#### [REQUIREMENT]
Go through the lines below and tally those containing the string "using". Respond with the number only.

#### [MATERIAL FOR THIS TASK]
──────────

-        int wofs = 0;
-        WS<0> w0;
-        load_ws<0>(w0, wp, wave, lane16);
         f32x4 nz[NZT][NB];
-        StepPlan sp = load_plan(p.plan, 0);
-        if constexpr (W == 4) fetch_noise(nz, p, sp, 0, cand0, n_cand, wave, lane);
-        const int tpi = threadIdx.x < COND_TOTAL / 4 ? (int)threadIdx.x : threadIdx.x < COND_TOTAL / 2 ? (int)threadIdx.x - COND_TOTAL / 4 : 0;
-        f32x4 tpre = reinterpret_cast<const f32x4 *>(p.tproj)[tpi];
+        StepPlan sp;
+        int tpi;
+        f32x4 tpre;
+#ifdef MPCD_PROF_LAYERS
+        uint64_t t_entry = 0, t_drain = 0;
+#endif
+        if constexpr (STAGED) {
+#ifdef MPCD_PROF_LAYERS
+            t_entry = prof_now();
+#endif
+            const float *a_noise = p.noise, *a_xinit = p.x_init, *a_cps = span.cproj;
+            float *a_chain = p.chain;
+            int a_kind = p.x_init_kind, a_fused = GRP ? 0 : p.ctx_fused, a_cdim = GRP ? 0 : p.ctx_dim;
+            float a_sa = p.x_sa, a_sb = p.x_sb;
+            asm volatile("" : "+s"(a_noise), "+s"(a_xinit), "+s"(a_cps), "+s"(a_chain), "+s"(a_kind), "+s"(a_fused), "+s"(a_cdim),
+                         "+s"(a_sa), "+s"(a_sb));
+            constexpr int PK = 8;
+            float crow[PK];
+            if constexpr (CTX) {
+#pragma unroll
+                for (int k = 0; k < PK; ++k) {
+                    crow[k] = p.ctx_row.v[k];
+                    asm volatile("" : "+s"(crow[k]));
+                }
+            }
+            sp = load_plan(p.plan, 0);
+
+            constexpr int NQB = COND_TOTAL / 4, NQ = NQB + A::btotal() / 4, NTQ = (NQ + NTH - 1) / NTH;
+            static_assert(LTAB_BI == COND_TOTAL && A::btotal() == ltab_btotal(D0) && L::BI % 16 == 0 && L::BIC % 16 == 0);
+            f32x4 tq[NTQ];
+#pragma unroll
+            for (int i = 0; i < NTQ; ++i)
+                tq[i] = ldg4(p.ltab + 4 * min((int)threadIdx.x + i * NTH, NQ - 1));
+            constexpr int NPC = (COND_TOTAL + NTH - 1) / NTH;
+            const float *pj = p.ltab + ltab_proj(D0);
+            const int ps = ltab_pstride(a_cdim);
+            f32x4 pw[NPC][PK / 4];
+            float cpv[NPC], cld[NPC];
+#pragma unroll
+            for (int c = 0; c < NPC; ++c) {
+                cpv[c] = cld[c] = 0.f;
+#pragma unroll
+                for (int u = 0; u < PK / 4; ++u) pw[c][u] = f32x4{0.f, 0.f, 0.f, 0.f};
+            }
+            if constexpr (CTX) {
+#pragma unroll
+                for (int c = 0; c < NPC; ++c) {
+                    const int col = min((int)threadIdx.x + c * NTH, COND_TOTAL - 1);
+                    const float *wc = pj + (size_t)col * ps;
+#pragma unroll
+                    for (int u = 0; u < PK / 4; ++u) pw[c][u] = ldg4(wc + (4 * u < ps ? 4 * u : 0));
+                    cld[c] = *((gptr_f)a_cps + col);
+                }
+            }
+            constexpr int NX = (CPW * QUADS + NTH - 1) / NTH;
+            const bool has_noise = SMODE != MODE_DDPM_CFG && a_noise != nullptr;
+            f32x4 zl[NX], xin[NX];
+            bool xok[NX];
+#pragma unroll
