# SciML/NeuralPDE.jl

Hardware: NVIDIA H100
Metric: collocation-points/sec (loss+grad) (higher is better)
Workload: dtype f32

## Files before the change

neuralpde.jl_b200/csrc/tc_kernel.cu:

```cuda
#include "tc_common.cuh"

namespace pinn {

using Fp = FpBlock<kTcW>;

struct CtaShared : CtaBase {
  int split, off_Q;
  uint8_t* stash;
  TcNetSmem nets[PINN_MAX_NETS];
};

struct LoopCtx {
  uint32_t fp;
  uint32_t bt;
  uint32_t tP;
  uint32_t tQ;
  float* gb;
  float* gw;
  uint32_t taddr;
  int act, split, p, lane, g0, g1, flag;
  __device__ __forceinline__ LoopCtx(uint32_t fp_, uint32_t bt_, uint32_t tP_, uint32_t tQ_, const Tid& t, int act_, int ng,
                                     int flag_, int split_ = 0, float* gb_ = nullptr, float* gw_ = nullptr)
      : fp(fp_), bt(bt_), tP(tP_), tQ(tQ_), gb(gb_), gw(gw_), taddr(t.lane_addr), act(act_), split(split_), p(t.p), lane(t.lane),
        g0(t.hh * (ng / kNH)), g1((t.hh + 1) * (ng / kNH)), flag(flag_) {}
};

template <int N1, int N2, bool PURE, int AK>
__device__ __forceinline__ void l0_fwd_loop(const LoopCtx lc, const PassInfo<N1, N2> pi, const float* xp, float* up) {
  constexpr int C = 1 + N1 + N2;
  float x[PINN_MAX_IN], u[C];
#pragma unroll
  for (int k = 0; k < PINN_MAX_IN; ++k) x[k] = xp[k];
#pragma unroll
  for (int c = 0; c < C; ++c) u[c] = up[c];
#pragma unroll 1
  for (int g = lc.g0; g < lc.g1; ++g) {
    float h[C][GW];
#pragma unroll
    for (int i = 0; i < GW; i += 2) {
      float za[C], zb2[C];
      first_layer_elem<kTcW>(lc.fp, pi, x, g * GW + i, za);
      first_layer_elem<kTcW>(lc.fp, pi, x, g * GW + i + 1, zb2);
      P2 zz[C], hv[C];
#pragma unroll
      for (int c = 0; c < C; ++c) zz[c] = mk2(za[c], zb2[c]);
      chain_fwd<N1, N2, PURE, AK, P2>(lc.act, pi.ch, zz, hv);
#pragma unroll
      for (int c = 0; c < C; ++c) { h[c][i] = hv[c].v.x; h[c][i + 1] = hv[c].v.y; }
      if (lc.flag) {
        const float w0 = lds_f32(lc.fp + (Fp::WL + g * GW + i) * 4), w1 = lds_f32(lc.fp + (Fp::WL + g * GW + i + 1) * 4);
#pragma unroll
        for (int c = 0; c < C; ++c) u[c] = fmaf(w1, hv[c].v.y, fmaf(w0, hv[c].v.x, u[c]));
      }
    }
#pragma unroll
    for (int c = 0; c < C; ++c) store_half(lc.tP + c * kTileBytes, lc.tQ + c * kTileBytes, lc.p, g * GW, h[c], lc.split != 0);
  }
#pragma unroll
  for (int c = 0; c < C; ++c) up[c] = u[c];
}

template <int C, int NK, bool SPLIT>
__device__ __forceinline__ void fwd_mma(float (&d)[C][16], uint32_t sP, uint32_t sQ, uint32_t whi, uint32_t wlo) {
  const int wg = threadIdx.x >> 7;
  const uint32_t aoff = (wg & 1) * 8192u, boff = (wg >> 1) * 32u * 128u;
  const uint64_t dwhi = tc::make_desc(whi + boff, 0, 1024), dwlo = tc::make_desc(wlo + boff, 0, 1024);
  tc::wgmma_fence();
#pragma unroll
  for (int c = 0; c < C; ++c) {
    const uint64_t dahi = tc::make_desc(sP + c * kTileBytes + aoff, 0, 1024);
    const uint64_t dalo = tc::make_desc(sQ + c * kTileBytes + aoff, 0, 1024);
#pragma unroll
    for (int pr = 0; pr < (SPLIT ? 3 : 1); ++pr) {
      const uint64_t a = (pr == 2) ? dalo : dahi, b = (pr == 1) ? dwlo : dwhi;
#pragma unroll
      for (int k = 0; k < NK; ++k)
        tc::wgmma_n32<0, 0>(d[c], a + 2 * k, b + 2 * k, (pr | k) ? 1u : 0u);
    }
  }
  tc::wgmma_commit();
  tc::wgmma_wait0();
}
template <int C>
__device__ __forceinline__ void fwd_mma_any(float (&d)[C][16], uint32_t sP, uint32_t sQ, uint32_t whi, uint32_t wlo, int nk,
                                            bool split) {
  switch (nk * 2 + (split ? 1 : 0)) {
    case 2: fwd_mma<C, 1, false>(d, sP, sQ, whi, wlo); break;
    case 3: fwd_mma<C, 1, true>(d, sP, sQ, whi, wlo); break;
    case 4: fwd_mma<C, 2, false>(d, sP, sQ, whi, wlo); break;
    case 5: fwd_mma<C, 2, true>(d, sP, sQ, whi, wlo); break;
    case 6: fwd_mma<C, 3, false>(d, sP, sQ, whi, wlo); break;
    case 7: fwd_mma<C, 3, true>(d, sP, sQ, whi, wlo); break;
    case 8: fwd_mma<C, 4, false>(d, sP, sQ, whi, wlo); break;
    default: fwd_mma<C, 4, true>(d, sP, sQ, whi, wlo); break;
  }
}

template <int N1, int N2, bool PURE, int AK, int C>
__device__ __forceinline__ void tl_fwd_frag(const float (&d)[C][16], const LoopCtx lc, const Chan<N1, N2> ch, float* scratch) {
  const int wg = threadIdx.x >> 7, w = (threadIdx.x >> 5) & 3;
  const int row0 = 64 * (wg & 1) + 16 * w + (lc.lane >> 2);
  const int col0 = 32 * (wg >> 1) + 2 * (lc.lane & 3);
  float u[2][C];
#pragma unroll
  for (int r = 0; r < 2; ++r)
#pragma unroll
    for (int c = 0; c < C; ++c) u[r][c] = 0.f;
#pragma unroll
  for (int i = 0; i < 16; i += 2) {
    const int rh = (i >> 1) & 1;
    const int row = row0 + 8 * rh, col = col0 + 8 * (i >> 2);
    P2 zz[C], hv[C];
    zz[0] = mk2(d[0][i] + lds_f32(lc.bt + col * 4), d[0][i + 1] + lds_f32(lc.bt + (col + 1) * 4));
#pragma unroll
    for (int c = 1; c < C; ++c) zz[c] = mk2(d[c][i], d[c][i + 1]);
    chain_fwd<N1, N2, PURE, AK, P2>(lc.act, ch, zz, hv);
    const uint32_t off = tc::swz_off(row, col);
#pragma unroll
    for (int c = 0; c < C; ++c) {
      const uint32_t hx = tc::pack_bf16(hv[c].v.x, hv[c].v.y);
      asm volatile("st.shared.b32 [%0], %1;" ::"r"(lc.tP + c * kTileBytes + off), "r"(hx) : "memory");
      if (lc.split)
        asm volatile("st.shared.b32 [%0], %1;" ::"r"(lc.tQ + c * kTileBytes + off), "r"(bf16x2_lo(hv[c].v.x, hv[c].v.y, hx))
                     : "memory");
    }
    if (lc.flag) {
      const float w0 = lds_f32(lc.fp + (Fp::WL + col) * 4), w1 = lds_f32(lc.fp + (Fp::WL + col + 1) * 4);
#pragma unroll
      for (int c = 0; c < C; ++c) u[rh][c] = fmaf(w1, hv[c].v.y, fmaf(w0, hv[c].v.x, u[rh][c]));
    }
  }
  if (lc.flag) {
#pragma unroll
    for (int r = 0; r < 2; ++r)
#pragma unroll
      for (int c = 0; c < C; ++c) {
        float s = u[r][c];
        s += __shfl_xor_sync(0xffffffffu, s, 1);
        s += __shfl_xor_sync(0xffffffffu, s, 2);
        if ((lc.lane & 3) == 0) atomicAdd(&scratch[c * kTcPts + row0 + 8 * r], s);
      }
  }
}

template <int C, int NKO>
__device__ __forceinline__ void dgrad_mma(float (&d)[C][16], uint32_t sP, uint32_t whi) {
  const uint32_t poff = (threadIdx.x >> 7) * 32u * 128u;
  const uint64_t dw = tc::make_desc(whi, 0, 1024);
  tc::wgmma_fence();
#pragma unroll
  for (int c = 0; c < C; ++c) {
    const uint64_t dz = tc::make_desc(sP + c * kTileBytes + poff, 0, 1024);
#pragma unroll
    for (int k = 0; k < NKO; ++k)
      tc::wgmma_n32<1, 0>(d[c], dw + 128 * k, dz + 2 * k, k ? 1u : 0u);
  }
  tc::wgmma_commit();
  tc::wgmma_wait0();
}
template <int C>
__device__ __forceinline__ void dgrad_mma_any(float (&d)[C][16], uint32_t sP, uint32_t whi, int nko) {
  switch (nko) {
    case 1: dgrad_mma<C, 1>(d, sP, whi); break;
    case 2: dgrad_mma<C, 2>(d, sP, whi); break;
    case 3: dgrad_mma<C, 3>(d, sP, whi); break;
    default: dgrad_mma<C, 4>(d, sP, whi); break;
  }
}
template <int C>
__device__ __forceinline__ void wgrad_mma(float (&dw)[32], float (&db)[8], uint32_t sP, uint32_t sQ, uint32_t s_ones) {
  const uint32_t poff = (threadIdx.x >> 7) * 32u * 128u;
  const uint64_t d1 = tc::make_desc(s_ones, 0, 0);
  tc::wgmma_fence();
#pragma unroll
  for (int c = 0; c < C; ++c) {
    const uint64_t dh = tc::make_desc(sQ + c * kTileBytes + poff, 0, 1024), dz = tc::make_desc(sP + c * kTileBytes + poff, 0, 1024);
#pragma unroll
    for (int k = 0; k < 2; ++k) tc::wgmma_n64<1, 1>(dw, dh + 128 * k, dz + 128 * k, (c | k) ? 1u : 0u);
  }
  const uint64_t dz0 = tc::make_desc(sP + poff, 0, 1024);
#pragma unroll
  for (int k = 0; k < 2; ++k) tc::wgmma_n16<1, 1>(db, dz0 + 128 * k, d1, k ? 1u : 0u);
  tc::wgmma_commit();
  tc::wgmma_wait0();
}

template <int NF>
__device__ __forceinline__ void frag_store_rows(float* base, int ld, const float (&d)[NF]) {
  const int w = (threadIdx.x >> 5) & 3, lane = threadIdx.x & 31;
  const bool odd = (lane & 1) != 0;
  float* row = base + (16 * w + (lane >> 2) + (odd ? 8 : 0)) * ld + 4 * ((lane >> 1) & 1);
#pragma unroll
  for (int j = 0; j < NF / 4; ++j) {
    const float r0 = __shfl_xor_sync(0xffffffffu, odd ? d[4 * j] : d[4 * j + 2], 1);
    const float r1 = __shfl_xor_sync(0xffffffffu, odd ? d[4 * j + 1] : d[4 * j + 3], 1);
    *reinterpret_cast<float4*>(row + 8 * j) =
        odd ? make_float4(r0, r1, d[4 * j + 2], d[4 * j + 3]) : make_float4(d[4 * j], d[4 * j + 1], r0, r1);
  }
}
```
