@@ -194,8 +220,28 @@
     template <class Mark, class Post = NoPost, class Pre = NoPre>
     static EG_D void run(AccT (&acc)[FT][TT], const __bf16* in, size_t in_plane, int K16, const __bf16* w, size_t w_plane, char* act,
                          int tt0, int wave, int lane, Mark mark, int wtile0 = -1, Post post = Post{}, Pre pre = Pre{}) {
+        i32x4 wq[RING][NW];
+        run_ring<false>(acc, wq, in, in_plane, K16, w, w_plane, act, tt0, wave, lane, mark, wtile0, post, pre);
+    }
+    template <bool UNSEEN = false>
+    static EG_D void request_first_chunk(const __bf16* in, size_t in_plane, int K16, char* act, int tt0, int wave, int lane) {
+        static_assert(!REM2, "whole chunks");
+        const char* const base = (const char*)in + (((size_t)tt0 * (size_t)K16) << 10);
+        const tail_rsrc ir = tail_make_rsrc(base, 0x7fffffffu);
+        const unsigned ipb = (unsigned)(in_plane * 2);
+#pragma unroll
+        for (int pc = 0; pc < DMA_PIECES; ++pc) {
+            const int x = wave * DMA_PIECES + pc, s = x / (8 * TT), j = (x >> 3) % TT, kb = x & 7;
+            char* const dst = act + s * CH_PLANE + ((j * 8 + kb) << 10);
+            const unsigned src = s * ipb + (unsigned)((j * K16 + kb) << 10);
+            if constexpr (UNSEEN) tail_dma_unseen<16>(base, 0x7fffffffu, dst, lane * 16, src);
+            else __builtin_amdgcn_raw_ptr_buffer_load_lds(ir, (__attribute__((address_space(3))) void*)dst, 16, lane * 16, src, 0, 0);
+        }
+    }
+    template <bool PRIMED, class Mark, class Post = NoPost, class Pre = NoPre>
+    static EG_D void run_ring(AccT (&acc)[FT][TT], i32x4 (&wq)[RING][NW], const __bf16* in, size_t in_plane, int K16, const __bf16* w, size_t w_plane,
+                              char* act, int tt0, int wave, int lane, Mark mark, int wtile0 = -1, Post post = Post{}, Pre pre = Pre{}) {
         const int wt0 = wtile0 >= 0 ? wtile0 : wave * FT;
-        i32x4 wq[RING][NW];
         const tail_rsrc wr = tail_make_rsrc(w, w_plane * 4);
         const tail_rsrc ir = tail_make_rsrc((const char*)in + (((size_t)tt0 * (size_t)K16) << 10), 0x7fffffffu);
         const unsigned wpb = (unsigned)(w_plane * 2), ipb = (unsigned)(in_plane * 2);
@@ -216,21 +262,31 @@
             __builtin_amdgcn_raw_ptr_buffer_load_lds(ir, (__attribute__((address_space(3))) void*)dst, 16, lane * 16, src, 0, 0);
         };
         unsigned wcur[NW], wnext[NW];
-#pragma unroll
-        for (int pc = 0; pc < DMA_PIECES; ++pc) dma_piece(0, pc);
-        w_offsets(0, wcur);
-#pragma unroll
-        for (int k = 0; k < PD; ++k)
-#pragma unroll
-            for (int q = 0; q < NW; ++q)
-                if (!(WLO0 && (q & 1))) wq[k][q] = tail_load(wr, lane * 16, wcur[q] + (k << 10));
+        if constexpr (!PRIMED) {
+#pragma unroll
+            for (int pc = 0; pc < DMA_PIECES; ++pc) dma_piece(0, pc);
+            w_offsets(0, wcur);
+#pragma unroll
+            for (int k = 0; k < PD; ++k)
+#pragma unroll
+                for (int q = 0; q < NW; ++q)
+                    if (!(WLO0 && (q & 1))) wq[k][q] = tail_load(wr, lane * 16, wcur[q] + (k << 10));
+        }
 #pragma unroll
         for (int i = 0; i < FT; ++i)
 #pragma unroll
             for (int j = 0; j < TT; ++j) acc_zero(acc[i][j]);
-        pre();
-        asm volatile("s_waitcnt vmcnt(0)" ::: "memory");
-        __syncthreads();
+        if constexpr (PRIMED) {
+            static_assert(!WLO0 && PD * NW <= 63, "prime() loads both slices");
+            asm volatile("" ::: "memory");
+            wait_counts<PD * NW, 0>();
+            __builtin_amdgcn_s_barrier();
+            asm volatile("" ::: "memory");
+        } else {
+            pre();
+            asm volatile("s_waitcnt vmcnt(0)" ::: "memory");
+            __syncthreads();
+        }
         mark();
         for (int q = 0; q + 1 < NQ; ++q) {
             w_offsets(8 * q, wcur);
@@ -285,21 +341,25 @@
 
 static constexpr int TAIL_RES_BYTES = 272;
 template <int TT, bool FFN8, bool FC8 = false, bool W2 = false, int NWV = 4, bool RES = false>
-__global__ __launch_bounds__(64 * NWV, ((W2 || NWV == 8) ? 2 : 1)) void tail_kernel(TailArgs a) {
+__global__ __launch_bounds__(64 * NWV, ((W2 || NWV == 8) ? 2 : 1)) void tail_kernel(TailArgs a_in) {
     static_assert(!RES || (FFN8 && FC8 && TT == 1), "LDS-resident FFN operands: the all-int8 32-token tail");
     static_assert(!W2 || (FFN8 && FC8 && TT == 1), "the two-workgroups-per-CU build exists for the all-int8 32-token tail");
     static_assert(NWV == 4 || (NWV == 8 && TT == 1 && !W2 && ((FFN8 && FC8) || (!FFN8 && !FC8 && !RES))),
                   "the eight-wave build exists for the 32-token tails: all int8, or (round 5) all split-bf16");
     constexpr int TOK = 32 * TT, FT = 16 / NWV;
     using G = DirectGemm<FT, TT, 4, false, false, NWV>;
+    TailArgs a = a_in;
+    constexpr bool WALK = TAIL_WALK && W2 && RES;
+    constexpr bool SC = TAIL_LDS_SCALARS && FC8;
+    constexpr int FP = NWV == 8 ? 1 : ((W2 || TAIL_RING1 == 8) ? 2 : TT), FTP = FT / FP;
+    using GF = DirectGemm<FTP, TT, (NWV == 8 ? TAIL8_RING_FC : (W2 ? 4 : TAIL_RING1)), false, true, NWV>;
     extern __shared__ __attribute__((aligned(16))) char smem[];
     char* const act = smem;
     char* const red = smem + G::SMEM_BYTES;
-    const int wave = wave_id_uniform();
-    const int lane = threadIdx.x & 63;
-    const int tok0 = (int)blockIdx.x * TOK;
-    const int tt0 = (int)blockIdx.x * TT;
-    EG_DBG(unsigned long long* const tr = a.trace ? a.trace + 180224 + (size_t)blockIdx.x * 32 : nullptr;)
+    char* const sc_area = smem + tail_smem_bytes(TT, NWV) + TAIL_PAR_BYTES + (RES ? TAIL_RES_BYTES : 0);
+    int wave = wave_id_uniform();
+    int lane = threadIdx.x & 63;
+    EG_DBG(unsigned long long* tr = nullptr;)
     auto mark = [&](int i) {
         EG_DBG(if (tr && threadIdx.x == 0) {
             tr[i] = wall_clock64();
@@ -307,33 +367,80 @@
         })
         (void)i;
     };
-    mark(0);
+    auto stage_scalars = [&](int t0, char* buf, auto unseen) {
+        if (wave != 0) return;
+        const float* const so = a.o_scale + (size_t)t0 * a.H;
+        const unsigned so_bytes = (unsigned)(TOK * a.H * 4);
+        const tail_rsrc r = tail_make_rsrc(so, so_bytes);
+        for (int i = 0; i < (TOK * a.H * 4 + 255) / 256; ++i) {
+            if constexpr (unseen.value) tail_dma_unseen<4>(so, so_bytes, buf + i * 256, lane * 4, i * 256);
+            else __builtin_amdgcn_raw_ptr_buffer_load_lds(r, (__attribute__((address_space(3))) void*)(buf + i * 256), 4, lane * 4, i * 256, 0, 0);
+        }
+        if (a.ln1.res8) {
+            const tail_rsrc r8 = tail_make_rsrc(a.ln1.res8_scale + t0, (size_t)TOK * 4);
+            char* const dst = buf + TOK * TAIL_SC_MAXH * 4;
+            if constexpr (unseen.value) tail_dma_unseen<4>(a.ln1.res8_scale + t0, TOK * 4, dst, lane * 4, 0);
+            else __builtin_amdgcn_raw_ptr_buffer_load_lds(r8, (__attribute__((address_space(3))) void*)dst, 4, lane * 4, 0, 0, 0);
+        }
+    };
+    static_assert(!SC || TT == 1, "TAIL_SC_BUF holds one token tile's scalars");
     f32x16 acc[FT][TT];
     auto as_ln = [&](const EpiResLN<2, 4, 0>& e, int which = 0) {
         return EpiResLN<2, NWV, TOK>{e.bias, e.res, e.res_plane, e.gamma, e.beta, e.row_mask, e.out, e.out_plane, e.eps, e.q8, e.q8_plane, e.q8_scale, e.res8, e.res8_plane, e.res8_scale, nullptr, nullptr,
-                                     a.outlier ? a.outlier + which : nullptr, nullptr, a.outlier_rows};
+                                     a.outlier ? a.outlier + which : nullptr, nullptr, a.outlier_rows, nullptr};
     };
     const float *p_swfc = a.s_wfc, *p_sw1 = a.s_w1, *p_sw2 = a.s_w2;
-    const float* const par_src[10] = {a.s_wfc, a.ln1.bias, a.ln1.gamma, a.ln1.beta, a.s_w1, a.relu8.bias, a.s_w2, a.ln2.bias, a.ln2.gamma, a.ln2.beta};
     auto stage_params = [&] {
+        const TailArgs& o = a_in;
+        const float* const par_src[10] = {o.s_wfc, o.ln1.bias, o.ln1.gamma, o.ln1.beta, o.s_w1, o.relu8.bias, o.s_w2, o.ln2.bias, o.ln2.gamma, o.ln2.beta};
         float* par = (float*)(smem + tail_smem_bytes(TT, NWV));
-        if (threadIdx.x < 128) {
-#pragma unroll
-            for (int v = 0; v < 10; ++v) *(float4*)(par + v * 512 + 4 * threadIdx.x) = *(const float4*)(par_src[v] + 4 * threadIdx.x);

──────────

#### [EXERCISE OUTPUT]
3